The three vaccines, known as HVTN 702, Imbokodo, and Mosaico, could fail during the final stage of testing, but experts have expressed more hope than ever for their success. Dr. Susan Buchinder, director of the Bridge HIV research program at the San Francisco Department of Public Health and a chair of both the Imbokodo and Mosaico trials, has called the vaccines “perhaps one of the most optimistic moments we have been in.” 

HVTN 702 is the oldest ongoing HIV vaccine trial which was launched after the failure of a previous version of the vaccine. The vaccine is being tested in parts of South Africa, while clinical results of the testing are expected to be available by late 2020 or early 2021. 

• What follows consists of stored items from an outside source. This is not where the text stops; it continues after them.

#pragma unroll
    for (int off = 32; off > 0; off >>= 1) {
        nz_lo = min(nz_lo, __shfl_xor(nz_lo, off, 64));
        nz_hi = max(nz_hi, __shfl_xor(nz_hi, off, 64));
    }
    ESTEP_STAMP(st3);
    double v_total = 0.0;
    if (!fixed && k < K) {
        double *Sj = S.Vsuf + (pre_voff >> 4) + col;
        double carry = 0.0;
        for (int nb = ((Np - 1) >> 6) << 6; nb >= 0; nb -= 8 * 64) {
            double vv[8];
#pragma unroll
            for (int q = 0; q < 8; ++q) {
                const int n = nb - 64 * q + lane;
                vv[q] = (n >= 0 && n < Np) ? Vj[n] : 0.0;
            }
#pragma unroll
            for (int off = 1; off < 64; off <<= 1) {
#pragma unroll
                for (int q = 0; q < 8; ++q) {
                    const double t = __shfl_down(vv[q], off, 64);
                    if (lane + off < 64) vv[q] += t;
                }
            }
#pragma unroll
            for (int q = 0; q < 8; ++q) {
                const int n0 = nb - 64 * q;
                if (n0 >= 0) {
                    const int n = n0 + lane;
                    if ((lane & 15) == 0 && n < Np) Sj[n >> 4] = carry + vv[q];
                    carry += __shfl(vv[q], 0, 64);
                }
            }
        }
        if (lane == 0) Sj[Np >> 4] = 0.0;
        v_total = carry;
    }
    ESTEP_STAMP(st4);
    const double lb_new = t_ell + t_ent;
    const int status_new = (fabs(lb_new - lb_prev) < fabs(1e-6 * lb_prev)) ? 1 : 0;
    const bool has_m = (!fixed && k < K);
    if (lane == 0) {
        const int n_lb = nlb_prev;
        lb_out[(size_t)job * nround + n_lb] = lb_new;
        S.nlb[job] = n_lb + 1;
        S.ell[job] = t_ell;
        S.lb[job] = lb_new;
        S.status[job] = status_new;
        S.rd_m[col] = has_m ? 1 : 0;
        if (has_m) {
            const int lo = (k == 0) ? 0 : ia_km1;
            const int hi = (k == K - 1) ? d.T - 1 : ia_kp1;
            S.rd_k[col] = k;
            S.rd_lo[col] = lo * B;
            S.rd_hi[col] = (hi + 1) * B;
            S.rd_lw[col] = d_logw(wk_new);
            S.rd_sv[col] = sv;
            S.rd_fl[col] = d_logw(wk_new) * sv + SENT * v_total;
            S.rd_n0[col] = (nz_hi >= 0) ? nz_lo : 0;
            S.rd_n1[col] = (nz_hi >= 0) ? nz_hi + 1 : 0;
            atomicAdd(&counters[CNT_SLAB + (job & 63)], (unsigned long long)(hi + 1 - lo) * B * (unsigned long long)N);
        }
    }
#ifdef ESTEP_STAMPS
    if (NW == 1 && lane == 0) {
        const unsigned long long st5 = __builtin_amdgcn_s_memtime();
        unsigned long long *sp = counters + 4 + 5 * 64;
        atomicAdd(&sp[0], st1 - st0);
        atomicAdd(&sp[1], st2 - st1);
        atomicAdd(&sp[2], st3 - st2);
        atomicAdd(&sp[3], st4 - st3);
        atomicAdd(&sp[4], st5 - st4);
        atomicAdd(&sp[7], 1ull);
    }
#endif
#undef ESTEP_STAMP
    return EstepNext{status_new, nlb_prev + 1, has_m ? k : -1, k_next};
}
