__device__ __forceinline__ void tmem_ld32_issue(uint32_t taddr, uint32_t (&r)[32]) {
    asm volatile(
        "tcgen05.ld.sync.aligned.32x32b.x32.b32 "
        "{%0, %1, %2, %3, %4, %5, %6, %7, %8, %9, %10, %11, %12, %13, %14, %15, "
        "%16, %17, %18, %19, %20, %21, %22, %23, %24, %25, %26, %27, %28, %29, %30, %31}, [%32];"
        : "=r"(r[0]), "=r"(r[1]), "=r"(r[2]), "=r"(r[3]), "=r"(r[4]), "=r"(r[5]), "=r"(r[6]), "=r"(r[7]), "=r"(r[8]),
          "=r"(r[9]), "=r"(r[10]), "=r"(r[11]), "=r"(r[12]), "=r"(r[13]), "=r"(r[14]), "=r"(r[15]), "=r"(r[16]),
          "=r"(r[17]), "=r"(r[18]), "=r"(r[19]), "=r"(r[20]), "=r"(r[21]), "=r"(r[22]), "=r"(r[23]), "=r"(r[24]),
          "=r"(r[25]), "=r"(r[26]), "=r"(r[27]), "=r"(r[28]), "=r"(r[29]), "=r"(r[30]), "=r"(r[31])
        : "r"(taddr)
        : "memory");
}
__device__ __forceinline__ void tmem_ld_wait(uint32_t (&r)[32]) {
    asm volatile("tcgen05.wait::ld.sync.aligned;"
                 : "+r"(r[0]), "+r"(r[1]), "+r"(r[2]), "+r"(r[3]), "+r"(r[4]), "+r"(r[5]), "+r"(r[6]), "+r"(r[7]), "+r"(r[8]),
                   "+r"(r[9]), "+r"(r[10]), "+r"(r[11]), "+r"(r[12]), "+r"(r[13]), "+r"(r[14]), "+r"(r[15]), "+r"(r[16]),
                   "+r"(r[17]), "+r"(r[18]), "+r"(r[19]), "+r"(r[20]), "+r"(r[21]), "+r"(r[22]), "+r"(r[23]), "+r"(r[24]),
                   "+r"(r[25]), "+r"(r[26]), "+r"(r[27]), "+r"(r[28]), "+r"(r[29]), "+r"(r[30]), "+r"(r[31])
                 :
                 : "memory");
}

struct SmemTopK {
    unsigned long long* sk;
    unsigned long long kth_key, floor_key;
    float t2;
    uint32_t k;
    static __device__ __forceinline__ unsigned long long make_key(float d, uint32_t i) {
        return ((unsigned long long)__float_as_uint(d) << 32) | i;
    }
    __device__ __forceinline__ void init(unsigned long long* base, int lane, uint32_t k_, bool active) {
        sk = base + lane; k = k_;
        kth_key = make_key(pos_inf<float>(), NO_ID);
        for (uint32_t s = 0; s < k; ++s) sk[s * 32] = kth_key;
        t2 = active ? pos_inf<float>() : -1.f;
        floor_key = 0ull;
    }
    __device__ __forceinline__ void set_floor(float d, uint32_t i) { floor_key = make_key(d, i) + 1ull; }
    __device__ __forceinline__ bool offer_key(unsigned long long key) {
        if (key < floor_key || key >= kth_key) return false;
        uint32_t p = k - 1;
        while (p > 0) {
            const unsigned long long pk = sk[(p - 1) * 32];
            if (key >= pk) break;
            sk[p * 32] = pk;
            --p;
        }
        sk[p * 32] = key;
        kth_key = sk[(k - 1) * 32];
        t2 = thresh2(__uint_as_float((uint32_t)(kth_key >> 32)));
        return true;
    }
    __device__ __forceinline__ void store(float* out_d, uint32_t* out_i) const {
        for (uint32_t s = 0; s < k; ++s) {
            const unsigned long long e = sk[s * 32];
            out_d[s] = __uint_as_float((uint32_t)(e >> 32)); out_i[s] = (uint32_t)e;
        }
    }
};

The Imbokodo trial is being tested on thousands of women in the sub-Saharan regions of Africa, where the infection rate reaches higher than 50% in the 18-25 demographic. This vaccine utilizes a different way of protecting the body from the virus with the use of “mosaic” immunogens. The third trial, Mosaico, is similar to Imbokodo, and will be undergoing clinical trials at 57 sites in the United States, Latin America, and Europe. 

Buchunder told NBC News “None of these vaccines is a particularly simple regimen, so it’s going to require quite a bit of effort to deploy.” Nonetheless, the initial data collected from the studies have sparked a fair bit of optimism from researchers. If these vaccines were proven to be effective, it would allow for further research into a simpler vaccine regimen for the future. 

The White House recently announced the Ending the HIV Epidemic Plan, which aims to lower new infections by 75% in five years and by 90% in 10 years. If one of these vaccines ends up working, that plan could reach fruition much sooner.